W środę 18 sierpnia w Pałacu Krzysztofory nastąpi wernisaż ekspozycji "Ojczyzna Nauka Cnota. Jubileuszowa wystawa harcerska 1910-2010". Celem ekspozycji jest pokazanie stuletniego trwania wartości harcerskich poprzez przywołanie motta "Ojczyzna Nauka Cnota", którego inicjały widnieją na lilijce harcerskiej - najbardziej rozpoznawalnym symbolu organizacji.

W czwartek, 19 sierpnia, podczas "Dnia Grunwaldzkiego", odbędzie się konferencja na temat tradycji rycerskich na Uniwersytecie Jagiellońskim i Apel Grunwaldzki na pl. Matejki, pokazy bractw rycerskich, turniej łuczniczy i przemarsze heroldów. Na wieczór zaplanowano koncert Reprezentacyjnego Zespołu Artystycznego Wojska Polskiego.

Podczas piątkowego "Dnia Harcerskiego" uczestnicy zlotu będą prezentować swoje regiony na Rynku Głównym i uczestniczyć w konferencji na temat wychowawczych aspektów harcerstwa. W intencji 100-letniego ruchu harcerskiego pomodlą się podczas niedzielnej mszy św. w Katedrze na Wawelu, wezmą także udział w olimpiadzie sportowej.

Honorowym patronem obchodów 100-lecia harcerstwa i Jubileuszowego Zlotu Stulecia Harcerstwa Kraków 2010 jest premier Donald Tusk.

Partnerem Związku Harcerstwa Polskiego w organizacji zlotu jest prezydent Miasta Krakowa oraz Rada Miasta Krakowa. Kraków, obok Lwowa, był miastem, w którym w 1910 roku powstały pierwsze zastępy skautów.
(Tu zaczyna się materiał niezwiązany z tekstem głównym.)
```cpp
#ifndef DVC_PROJ_ABL
#define DVC_PROJ_ABL 0
#endif
template <typename T, int R, bool NT, int ABL, int PROJ, int ACH, int NWV = 0, int SPOL = -1, bool XLP = false>
__global__ __launch_bounds__(64 * (TileCfg<T, R, NWV>::NWAVES + (PROJ ? 1 : 0)), PROJ == 2 ? 1 : 2) void k_lookup_tile(
    LookupArgs A) {
    using C = TileCfg<T, R, NWV>;
    static_assert(!PROJ || NWV == 0, "the convc1 weight packing assumes the 3-column waves");
    constexpr bool BAL = NWV > 0;
    constexpr int FLO = BAL ? C::n / C::NWAVES : 0, REM = BAL ? C::n % C::NWAVES : 0;
    constexpr int n = C::n, NW = C::NW, ES = C::ES, CE = C::CE, NP = n / 2;
    constexpr long long n3 = (long long)n * n * n;
    constexpr int NU_LAST = n - C::COLS * (C::NWAVES - 1);
    constexpr int XROW = C::NWAVES * ProjCfg::KW * 2 + 16;
    static_assert(!PROJ || C::COLS * n <= ProjCfg::KW, "PROJ: one wave's row values must fit a 32-k slice");
    __shared__ __attribute__((aligned(16))) unsigned char smem[C::LDS];
    __shared__ int tab[5][64];
    __shared__ __attribute__((aligned(16))) unsigned char xs[PROJ ? PROJ * 64 * XROW : 16];
    static_assert(PROJ != 2 || std::is_same<T, float>::value, "the split convc1 is the fp32 pyramid's");

    const int tid = threadIdx.x;
    const int lane = tid & 63;
    const int wave = __builtin_amdgcn_readfirstlane(tid >> 6);
    const int b = blockIdx.x / (int)A.nqb;
    const long long qb = blockIdx.x - (long long)b * A.nqb;
    const long long qt = qb * 64;
    const int nvalid = (int)min(64LL, A.nq - qt);
    const long long q = A.q0 + qt + lane;
    const bool active = lane < nvalid;
    const long long Nq = A.Nq;
    const bool rev = A.order && !A.split_levels && (blockIdx.x & 1);

    if constexpr (PROJ) {
        if (wave == C::NWAVES) {
            constexpr int OT = ProjCfg::OT, NWP = C::NWAVES;
            const int m16 = lane & 15, h4 = lane >> 4;
            f32x4 acc[OT][4];
#pragma unroll
            for (int ot = 0; ot < OT; ++ot)
#pragma unroll
                for (int j = 0; j < 4; ++j) acc[ot][j] = f32x4{0.f, 0.f, 0.f, 0.f};
            const f16x8 *wp = reinterpret_cast<const f16x8 *>(A.proj_w) + lane;
            const long long wlo = PROJ == 2 ? (long long)A.Ltot * n * NWP * OT * 64 : 0;
            const bool xlp_c = XLP && !A.split_levels;
            bool started_c = false;
            for (int li = 0; li < A.nl; ++li) {
                const int l = A.l0 + (rev ? A.nl - 1 - li : li);
                if (A.zero[l] || A.generic[l]) continue;
                if (!(xlp_c && started_c)) {
// ... 74 lines not shown
                for (int i = 0; i < 4; ++i) {
                    const int o = 16 * ot + 4 * h4 + i;
                    const float bo = A.proj_b[o];
#pragma unroll
                    for (int j = 0; j < 4; ++j) {
                        const int qq = 16 * j + m16;
                        const float v = acc[ot][j][i] + bo;
                        if (qq < nvalid) ob[(long long)o * Nq + qq] = v < 0.f ? 0.f : v;
                    }
                }
            return;
        }
    }

    const long long wg = ((long long)blockIdx.z * gridDim.y + blockIdx.y) * gridDim.x + blockIdx.x;
    int trace_level = 1;
    int trace_li = 0;
    auto stamp = [&](int k) {
        if constexpr ((ABL & 16) != 0) {
            if (tid == 0 && k < 16)
                __builtin_amdgcn_raw_buffer_store_b64(
                    __builtin_bit_cast(u32x2, (unsigned long long)__builtin_amdgcn_s_memrealtime()),
                    __builtin_amdgcn_make_buffer_rsrc(A.trace, (short)0, 0x7fffffff, 0x00020000),
                    (int)((wg * 64 + (k == 15 ? 3 : trace_li) * 16 + k) * 8), 0, 0);
        } else if constexpr ((ABL & 8) != 0) {
            if (tid == 0 && (trace_level || k == 15) && k < 16)
                __builtin_amdgcn_raw_buffer_store_b64(
                    __builtin_bit_cast(u32x2, (unsigned long long)__builtin_amdgcn_s_memrealtime()),
                    __builtin_amdgcn_make_buffer_rsrc(A.trace, (short)0, 0x7fffffff, 0x00020000),
                    (int)((wg * 16 + k) * 8), 0, 0);
        }
    };
    stamp(0);
    float cy = 0.f, cx = 0.f, cz = 0.f;
    if (active) load_coords(A.coords, b, Nq, q, cy, cx, cz);
    for (int i = tid * 16; i < C::LDS; i += C::THREADS * 16) *reinterpret_cast<u32x4 *>(smem + i) = u32x4{0, 0, 0, 0};

    const T *tile_rows = reinterpret_cast<const T *>(A.corr) + ((long long)b * Nq + A.q0 + qt) * A.row_stride;
    const unsigned long long trp = (unsigned long long)tile_rows;
    const unsigned trlo = __builtin_amdgcn_readfirstlane((unsigned)trp);
    const unsigned trhi = __builtin_amdgcn_readfirstlane((unsigned)(trp >> 32));
    const int nrec = __builtin_amdgcn_readfirstlane((int)((long long)nvalid * A.row_stride * ES));
    const __amdgpu_buffer_rsrc_t rs_in = __builtin_amdgcn_make_buffer_rsrc(
        (void *)(((unsigned long long)trhi << 32) | trlo), (short)0, nrec, 0x00020000);
    const int q4 = active ? (int)(q * 4) : 0x7ffffff0;
    const int chstep_u = A.legacy ? 1 : n;
    const int chstep_v = A.legacy ? n : 1;
    const int u0 = BAL ? wave * FLO + min(wave, REM) : wave * C::COLS;

    auto out_rsrc = [&](float *obase, int a, int u) {
        return __builtin_amdgcn_make_buffer_rsrc(obase + ((long long)a * n * n + (long long)u * chstep_u) * Nq,
                                                 (short)0, (int)(n * n * Nq * 4), 0x00020000);
    };
    auto store = [&](__amdgpu_buffer_rsrc_t rs, int v, float val) {
        if constexpr ((ABL & 1) != 0) asm volatile("" ::"v"(val));
        else __builtin_amdgcn_raw_buffer_store_b32(__float_as_uint(val), rs, q4, (int)(v * chstep_v * Nq * 4),
                                                   SPOL >= 0 ? SPOL : (NT ? 2 : 0));
    };

    static_assert(!PROJ || ACH == 0, "the convc1 consumer accumulates every row of the tile");
    using Chunk = typename std::conditional<C::CB == 16, u32x4, u32x2>::type;
    constexpr int PD = PROJ ? 2 : C::PD;
    const bool xlp = XLP && ACH == 0 && PD == 2 && !A.split_levels;
    Chunk st_x[PD][C::MAXCH];
    int voff[C::MAXCH];
    unsigned pk[C::MAXCH];
// ... 298 lines not shown
                u32x4 *dst = reinterpret_cast<u32x4 *>(xs + lane * XROW + wave * (ProjCfg::KW * 2));
#pragma unroll
                for (int j = 0; j < ProjCfg::KW / 8; ++j)
                    dst[j] = u32x4{xw[4 * j], xw[4 * j + 1], xw[4 * j + 2], xw[4 * j + 3]};
                if constexpr (PROJ == 2) {
                    u32x4 *dl = reinterpret_cast<u32x4 *>(xs + 64 * XROW + lane * XROW + wave * (ProjCfg::KW * 2));
#pragma unroll
                    for (int j = 0; j < ProjCfg::KW / 8; ++j)
                        dl[j] = u32x4{xwl[4 * j], xwl[4 * j + 1], xwl[4 * j + 2], xwl[4 * j + 3]};
                }
            }
            if (ia + 2 < NPL) {
                write_plane(ia & 1, a + 2, st[(ia + 2) % PD]);
                if (PD > 2 && ia + 2 + PD < NPL) load_plane(a + 2 + PD, g.plane_bytes, st[(ia + 2) % PD]);
            }
            if constexpr (XLP && PD == 2 && NA >= 3) {
                if (ia == NA - 3 && lnx >= 0 && wave == 0) {
                    const LevelGeo gn = geo(lnx);
                    WinAxes axn;
                    int ihn, iun, ivn, csn, zan;
                    window(lnx, gn, axn, ihn, iun, ivn, csn, zan);
                    write_tab(gn, ihn, csn, zan, ivn, iun);
                }
                if (ia == NA - 1 && lnx >= 0) {
                    write_plane(0, 0, st[0]);
                    load_plane(2, gx.plane_bytes, st[0]);
                }
            }
            __syncthreads();
            stamp(6 + ia);
        }
    };

    const int li0 = A.split_levels ? (int)blockIdx.y : 0;
    const int li1 = A.split_levels ? li0 + 1 : A.nl;
    constexpr int NCH_A = ACH > 0 ? (n + ACH - 1) / ACH : 1;
    constexpr int NA_FULL = ACH > 0 ? ACH : n;
    constexpr int NA_TAIL = ACH > 0 ? n - ACH * (NCH_A - 1) : n;
    const int a0 = ACH > 0 ? (int)blockIdx.z * ACH : 0;
    auto rows = [&](int l, auto nu_c, bool pre, int lnx) {
        if (NA_TAIL == NA_FULL || a0 + NA_FULL <= n) level(l, nu_c, std::integral_constant<int, NA_FULL>{}, a0, pre, lnx);
        else level(l, nu_c, std::integral_constant<int, NA_TAIL>{}, a0, pre, lnx);
    };
    auto walk_level = [&](int li) { return A.l0 + (rev ? A.nl - 1 - li : li); };
    auto runs = [&](int l) { return !A.zero[l] && !A.generic[l]; };
    bool started = false;
    for (int li = li0; li < li1; ++li) {
        const int l = walk_level(li);
        if (A.generic[l] && !A.zero[l]) continue;
        int lnx = -1;
        if (xlp && runs(l))
            for (int lj = li + 1; lj < li1 && lnx < 0; ++lj)
                if (runs(walk_level(lj))) lnx = walk_level(lj);
        const bool pre = xlp && started && runs(l);
        if constexpr (BAL) {
            if (REM > 0 && wave < REM) rows(l, std::integral_constant<int, FLO + 1>{}, pre, lnx);
            else rows(l, std::integral_constant<int, FLO>{}, pre, lnx);
        } else if (NU_LAST == C::COLS || wave < C::NWAVES - 1) {
            rows(l, std::integral_constant<int, C::COLS>{}, pre, lnx);
        } else {
            rows(l, std::integral_constant<int, NU_LAST>{}, pre, lnx);
        }
        started |= runs(l);
        trace_level = 0;
        ++trace_li;
    }
    stamp(15);
// ... 4 lines not shown
```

Harcerstwo polskie to ruch społeczny i wychowawczy dzieci i młodzieży, oparty o służbę, samodoskonalenie, braterstwo, wzorowany w momencie powstania na skautingu brytyjskim. Za rok powstania harcerstwa przyjmuje się 1910, a za symbolicznych założycieli uważa się Andrzeja Małkowskiego i jego żonę Olgę Drahonowską-Małkowską.

Różnicę pomiędzy ówczesnym klasycznym skautingiem założonym przez gen. Roberta Baden-Powella a powstającym wówczas harcerstwem, Andrzej Małkowski określił w słowach: "Harcerstwo to skauting plus niepodległość", podkreślając różnicę w ówczesnych priorytetach polskiego harcerstwa i światowego skautingu.(PAP)

rgr/ hp/ pz/ jbr/

wiadomości
pap
Oceń jakość naszego artykułu:
Twoja opinia pozwala nam tworzyć lepsze treści.
Źródło:
PAP
KOMENTARZE
(0)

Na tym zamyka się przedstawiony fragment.